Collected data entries
------------------------

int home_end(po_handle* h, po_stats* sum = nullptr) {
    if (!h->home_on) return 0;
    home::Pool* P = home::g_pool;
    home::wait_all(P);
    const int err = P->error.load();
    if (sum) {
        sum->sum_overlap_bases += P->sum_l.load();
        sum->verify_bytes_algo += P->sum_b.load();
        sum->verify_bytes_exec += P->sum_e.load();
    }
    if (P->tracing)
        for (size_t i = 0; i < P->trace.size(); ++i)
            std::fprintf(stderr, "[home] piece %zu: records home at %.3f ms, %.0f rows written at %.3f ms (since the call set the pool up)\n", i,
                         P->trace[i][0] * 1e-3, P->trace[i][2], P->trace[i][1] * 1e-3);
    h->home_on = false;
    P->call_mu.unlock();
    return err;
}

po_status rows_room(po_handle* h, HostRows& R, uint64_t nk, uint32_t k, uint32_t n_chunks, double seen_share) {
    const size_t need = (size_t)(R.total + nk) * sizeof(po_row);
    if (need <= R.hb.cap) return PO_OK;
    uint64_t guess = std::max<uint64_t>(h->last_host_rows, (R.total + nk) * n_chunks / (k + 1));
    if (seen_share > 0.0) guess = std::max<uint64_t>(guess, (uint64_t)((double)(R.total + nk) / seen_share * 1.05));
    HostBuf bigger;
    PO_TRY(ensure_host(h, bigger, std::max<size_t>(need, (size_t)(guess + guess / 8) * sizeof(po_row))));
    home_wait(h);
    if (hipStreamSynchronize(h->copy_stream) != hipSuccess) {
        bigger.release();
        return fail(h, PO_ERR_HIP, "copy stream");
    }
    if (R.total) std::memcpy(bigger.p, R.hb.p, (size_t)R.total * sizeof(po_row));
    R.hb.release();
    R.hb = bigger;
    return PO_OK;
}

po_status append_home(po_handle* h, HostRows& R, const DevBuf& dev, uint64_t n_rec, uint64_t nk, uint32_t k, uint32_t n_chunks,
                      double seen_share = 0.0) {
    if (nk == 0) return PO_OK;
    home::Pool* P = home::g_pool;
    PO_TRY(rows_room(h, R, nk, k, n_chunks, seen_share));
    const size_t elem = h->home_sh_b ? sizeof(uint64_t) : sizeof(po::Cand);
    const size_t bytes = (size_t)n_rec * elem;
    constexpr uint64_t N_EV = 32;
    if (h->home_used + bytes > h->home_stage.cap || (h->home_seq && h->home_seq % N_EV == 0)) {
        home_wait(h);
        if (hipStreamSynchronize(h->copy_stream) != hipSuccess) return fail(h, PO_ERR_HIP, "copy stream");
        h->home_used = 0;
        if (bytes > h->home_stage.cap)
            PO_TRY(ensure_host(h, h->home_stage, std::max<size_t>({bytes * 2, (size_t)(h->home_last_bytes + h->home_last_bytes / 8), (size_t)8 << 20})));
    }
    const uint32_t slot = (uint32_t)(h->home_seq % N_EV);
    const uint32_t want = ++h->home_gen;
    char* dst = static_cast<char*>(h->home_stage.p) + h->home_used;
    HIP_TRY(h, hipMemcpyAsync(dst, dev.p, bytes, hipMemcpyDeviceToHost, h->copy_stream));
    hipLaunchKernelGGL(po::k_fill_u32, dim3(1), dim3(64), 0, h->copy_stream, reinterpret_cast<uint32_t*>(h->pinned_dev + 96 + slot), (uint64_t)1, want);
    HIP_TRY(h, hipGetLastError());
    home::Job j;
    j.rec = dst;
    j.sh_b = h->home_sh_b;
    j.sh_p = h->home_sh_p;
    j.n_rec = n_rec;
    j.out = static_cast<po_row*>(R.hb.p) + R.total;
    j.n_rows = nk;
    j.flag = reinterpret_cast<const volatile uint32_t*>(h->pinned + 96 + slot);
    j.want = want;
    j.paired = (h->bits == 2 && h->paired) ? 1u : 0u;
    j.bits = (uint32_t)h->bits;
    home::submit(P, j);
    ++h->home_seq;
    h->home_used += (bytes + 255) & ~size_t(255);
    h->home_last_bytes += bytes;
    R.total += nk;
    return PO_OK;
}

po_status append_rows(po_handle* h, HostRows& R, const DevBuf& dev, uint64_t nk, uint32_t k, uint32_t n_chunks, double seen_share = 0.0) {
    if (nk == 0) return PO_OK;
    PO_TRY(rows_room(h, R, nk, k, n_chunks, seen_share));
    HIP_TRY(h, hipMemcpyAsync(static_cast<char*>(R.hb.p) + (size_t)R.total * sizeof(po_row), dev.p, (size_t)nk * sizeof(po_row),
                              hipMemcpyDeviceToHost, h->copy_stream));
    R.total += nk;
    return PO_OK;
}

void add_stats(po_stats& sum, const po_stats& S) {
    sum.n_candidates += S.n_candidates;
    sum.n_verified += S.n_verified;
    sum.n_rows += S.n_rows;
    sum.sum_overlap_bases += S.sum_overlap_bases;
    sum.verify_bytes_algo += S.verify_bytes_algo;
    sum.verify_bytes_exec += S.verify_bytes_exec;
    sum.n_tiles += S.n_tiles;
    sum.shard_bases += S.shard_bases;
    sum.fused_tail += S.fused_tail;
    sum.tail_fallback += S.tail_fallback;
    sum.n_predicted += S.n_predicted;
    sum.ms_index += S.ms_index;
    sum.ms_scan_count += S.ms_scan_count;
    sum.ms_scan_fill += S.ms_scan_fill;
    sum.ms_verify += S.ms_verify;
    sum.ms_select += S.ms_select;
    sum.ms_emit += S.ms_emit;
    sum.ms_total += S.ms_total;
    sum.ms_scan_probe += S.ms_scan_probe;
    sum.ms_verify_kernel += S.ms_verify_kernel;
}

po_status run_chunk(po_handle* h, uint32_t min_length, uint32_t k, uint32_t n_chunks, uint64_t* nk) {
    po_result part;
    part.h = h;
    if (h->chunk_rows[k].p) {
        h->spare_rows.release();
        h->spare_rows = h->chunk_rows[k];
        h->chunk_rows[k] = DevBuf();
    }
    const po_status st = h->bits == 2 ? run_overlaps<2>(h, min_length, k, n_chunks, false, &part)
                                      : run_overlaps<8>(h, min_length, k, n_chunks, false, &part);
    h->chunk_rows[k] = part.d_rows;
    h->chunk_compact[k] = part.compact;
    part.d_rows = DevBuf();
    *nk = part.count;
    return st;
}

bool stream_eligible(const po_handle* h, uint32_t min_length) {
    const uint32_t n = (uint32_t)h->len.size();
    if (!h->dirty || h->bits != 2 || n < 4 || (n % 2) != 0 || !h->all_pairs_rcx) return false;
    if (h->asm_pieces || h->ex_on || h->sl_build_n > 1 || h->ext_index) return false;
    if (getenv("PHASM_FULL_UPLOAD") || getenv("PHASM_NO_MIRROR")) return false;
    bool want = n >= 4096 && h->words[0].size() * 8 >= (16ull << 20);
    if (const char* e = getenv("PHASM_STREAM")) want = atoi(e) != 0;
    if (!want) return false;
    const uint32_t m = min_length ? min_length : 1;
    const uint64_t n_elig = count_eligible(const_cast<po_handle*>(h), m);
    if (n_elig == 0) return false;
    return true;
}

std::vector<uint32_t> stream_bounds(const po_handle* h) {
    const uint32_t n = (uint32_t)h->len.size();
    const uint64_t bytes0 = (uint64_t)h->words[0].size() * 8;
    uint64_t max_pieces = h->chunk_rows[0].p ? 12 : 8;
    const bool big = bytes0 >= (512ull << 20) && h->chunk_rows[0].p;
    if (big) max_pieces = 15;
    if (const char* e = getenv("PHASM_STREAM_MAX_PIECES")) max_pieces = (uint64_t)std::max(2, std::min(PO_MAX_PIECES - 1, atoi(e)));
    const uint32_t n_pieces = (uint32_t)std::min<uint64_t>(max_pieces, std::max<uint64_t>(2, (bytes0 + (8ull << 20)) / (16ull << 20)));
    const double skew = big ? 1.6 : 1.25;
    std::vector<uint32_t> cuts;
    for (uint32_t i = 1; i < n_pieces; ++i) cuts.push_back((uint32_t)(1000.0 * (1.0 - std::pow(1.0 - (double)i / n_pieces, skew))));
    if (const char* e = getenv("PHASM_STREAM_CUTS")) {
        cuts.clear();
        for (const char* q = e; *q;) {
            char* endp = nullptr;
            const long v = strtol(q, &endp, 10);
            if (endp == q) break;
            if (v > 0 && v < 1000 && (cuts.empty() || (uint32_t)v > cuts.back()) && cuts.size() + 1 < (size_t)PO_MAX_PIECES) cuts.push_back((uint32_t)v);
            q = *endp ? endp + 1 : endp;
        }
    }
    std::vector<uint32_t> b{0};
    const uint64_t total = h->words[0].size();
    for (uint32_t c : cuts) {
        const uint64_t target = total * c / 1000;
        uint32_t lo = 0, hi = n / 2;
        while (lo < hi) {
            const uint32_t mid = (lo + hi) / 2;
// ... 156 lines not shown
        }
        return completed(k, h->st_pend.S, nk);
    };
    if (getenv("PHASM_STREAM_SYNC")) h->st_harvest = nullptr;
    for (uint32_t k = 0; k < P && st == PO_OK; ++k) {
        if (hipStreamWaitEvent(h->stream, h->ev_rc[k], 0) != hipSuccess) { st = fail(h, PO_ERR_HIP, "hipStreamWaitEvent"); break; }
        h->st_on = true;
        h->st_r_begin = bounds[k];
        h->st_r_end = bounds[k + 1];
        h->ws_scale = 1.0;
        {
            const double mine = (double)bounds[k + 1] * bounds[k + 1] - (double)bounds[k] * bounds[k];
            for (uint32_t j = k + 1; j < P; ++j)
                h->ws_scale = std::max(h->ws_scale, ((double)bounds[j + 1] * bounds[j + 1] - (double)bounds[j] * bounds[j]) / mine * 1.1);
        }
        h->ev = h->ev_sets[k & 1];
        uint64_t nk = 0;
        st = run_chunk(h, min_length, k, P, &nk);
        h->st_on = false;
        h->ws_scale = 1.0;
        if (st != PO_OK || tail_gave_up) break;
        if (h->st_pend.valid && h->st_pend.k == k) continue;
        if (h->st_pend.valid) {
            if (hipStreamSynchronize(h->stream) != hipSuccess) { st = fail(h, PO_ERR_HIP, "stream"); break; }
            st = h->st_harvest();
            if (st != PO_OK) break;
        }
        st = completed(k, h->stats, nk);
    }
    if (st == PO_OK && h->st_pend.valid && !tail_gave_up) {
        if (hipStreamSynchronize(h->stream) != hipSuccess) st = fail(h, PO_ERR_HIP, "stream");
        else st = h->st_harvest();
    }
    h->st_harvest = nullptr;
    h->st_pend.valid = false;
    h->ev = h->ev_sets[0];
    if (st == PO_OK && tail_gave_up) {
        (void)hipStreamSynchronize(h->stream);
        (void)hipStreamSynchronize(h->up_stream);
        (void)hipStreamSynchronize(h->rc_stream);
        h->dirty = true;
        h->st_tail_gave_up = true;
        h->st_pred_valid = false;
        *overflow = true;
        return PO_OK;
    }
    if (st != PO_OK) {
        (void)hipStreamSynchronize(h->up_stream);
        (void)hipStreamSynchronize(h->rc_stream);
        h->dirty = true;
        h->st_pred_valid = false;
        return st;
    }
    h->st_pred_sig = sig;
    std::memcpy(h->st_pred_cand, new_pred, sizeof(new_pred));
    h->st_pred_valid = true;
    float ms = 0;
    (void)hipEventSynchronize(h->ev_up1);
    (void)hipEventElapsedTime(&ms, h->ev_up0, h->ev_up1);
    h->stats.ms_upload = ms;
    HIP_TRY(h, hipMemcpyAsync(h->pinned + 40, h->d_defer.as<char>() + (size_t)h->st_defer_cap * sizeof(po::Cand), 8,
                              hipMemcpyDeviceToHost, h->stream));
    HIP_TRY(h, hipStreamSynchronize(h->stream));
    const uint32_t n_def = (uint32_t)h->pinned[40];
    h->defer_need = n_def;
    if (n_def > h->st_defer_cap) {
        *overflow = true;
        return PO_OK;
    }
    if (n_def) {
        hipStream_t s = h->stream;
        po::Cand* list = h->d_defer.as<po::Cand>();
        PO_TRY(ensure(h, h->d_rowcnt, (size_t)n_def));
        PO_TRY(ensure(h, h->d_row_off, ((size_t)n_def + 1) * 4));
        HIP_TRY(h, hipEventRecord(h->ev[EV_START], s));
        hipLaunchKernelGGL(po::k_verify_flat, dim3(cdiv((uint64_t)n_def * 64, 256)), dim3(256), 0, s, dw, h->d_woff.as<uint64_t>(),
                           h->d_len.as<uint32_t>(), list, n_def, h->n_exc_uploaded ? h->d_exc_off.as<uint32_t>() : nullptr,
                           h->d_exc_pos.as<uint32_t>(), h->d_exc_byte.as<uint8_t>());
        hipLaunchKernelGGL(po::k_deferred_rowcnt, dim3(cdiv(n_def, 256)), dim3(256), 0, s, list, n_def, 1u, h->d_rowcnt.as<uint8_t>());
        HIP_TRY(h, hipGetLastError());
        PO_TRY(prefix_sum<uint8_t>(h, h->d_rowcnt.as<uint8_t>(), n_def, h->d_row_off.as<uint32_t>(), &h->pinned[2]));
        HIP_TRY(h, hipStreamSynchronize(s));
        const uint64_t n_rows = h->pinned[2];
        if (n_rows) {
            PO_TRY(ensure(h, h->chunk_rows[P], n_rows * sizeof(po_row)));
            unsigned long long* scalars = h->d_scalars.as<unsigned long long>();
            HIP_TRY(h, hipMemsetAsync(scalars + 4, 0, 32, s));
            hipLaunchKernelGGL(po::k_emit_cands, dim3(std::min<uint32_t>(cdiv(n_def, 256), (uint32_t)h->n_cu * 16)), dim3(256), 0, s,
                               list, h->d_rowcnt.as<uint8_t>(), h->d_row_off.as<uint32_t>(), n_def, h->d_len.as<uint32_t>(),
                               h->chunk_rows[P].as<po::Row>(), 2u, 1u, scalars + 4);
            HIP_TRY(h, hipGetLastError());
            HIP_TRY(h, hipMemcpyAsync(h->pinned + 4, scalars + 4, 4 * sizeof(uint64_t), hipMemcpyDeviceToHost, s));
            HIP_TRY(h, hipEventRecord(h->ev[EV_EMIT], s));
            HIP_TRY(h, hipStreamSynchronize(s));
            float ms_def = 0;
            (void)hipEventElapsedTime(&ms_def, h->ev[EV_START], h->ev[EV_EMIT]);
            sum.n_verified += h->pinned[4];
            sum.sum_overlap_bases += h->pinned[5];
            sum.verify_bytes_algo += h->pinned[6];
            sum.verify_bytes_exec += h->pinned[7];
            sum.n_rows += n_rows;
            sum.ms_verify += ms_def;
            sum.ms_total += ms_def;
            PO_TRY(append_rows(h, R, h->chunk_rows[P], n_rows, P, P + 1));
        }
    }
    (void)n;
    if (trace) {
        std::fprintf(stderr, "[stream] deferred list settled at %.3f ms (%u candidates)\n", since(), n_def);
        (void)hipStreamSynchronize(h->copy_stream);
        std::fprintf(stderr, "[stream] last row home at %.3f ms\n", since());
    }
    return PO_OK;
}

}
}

------------------------

_DIRECTIONS_:
For the lines above, output exactly those from the line containing "std::vector<uint32_t> stream_bounds(const po_handle*" through the line containing "h->ev = h->ev_sets[k & 1];", and skip the others.

_PROBLEM SOLUTION_:
std::vector<uint32_t> stream_bounds(const po_handle* h) {
    const uint32_t n = (uint32_t)h->len.size();
    const uint64_t bytes0 = (uint64_t)h->words[0].size() * 8;
    uint64_t max_pieces = h->chunk_rows[0].p ? 12 : 8;
    const bool big = bytes0 >= (512ull << 20) && h->chunk_rows[0].p;
    if (big) max_pieces = 15;
    if (const char* e = getenv("PHASM_STREAM_MAX_PIECES")) max_pieces = (uint64_t)std::max(2, std::min(PO_MAX_PIECES - 1, atoi(e)));
    const uint32_t n_pieces = (uint32_t)std::min<uint64_t>(max_pieces, std::max<uint64_t>(2, (bytes0 + (8ull << 20)) / (16ull << 20)));
    const double skew = big ? 1.6 : 1.25;
    std::vector<uint32_t> cuts;
    for (uint32_t i = 1; i < n_pieces; ++i) cuts.push_back((uint32_t)(1000.0 * (1.0 - std::pow(1.0 - (double)i / n_pieces, skew))));
    if (const char* e = getenv("PHASM_STREAM_CUTS")) {
        cuts.clear();
        for (const char* q = e; *q;) {
            char* endp = nullptr;
            const long v = strtol(q, &endp, 10);
            if (endp == q) break;
            if (v > 0 && v < 1000 && (cuts.empty() || (uint32_t)v > cuts.back()) && cuts.size() + 1 < (size_t)PO_MAX_PIECES) cuts.push_back((uint32_t)v);
            q = *endp ? endp + 1 : endp;
        }
    }
    std::vector<uint32_t> b{0};
    const uint64_t total = h->words[0].size();
    for (uint32_t c : cuts) {
        const uint64_t target = total * c / 1000;
        uint32_t lo = 0, hi = n / 2;
        while (lo < hi) {
            const uint32_t mid = (lo + hi) / 2;
// ... 156 lines not shown
        }
        return completed(k, h->st_pend.S, nk);
    };
    if (getenv("PHASM_STREAM_SYNC")) h->st_harvest = nullptr;
    for (uint32_t k = 0; k < P && st == PO_OK; ++k) {
        if (hipStreamWaitEvent(h->stream, h->ev_rc[k], 0) != hipSuccess) { st = fail(h, PO_ERR_HIP, "hipStreamWaitEvent"); break; }
        h->st_on = true;
        h->st_r_begin = bounds[k];
        h->st_r_end = bounds[k + 1];
        h->ws_scale = 1.0;
        {
            const double mine = (double)bounds[k + 1] * bounds[k + 1] - (double)bounds[k] * bounds[k];
            for (uint32_t j = k + 1; j < P; ++j)
                h->ws_scale = std::max(h->ws_scale, ((double)bounds[j + 1] * bounds[j + 1] - (double)bounds[j] * bounds[j]) / mine * 1.1);
        }
        h->ev = h->ev_sets[k & 1];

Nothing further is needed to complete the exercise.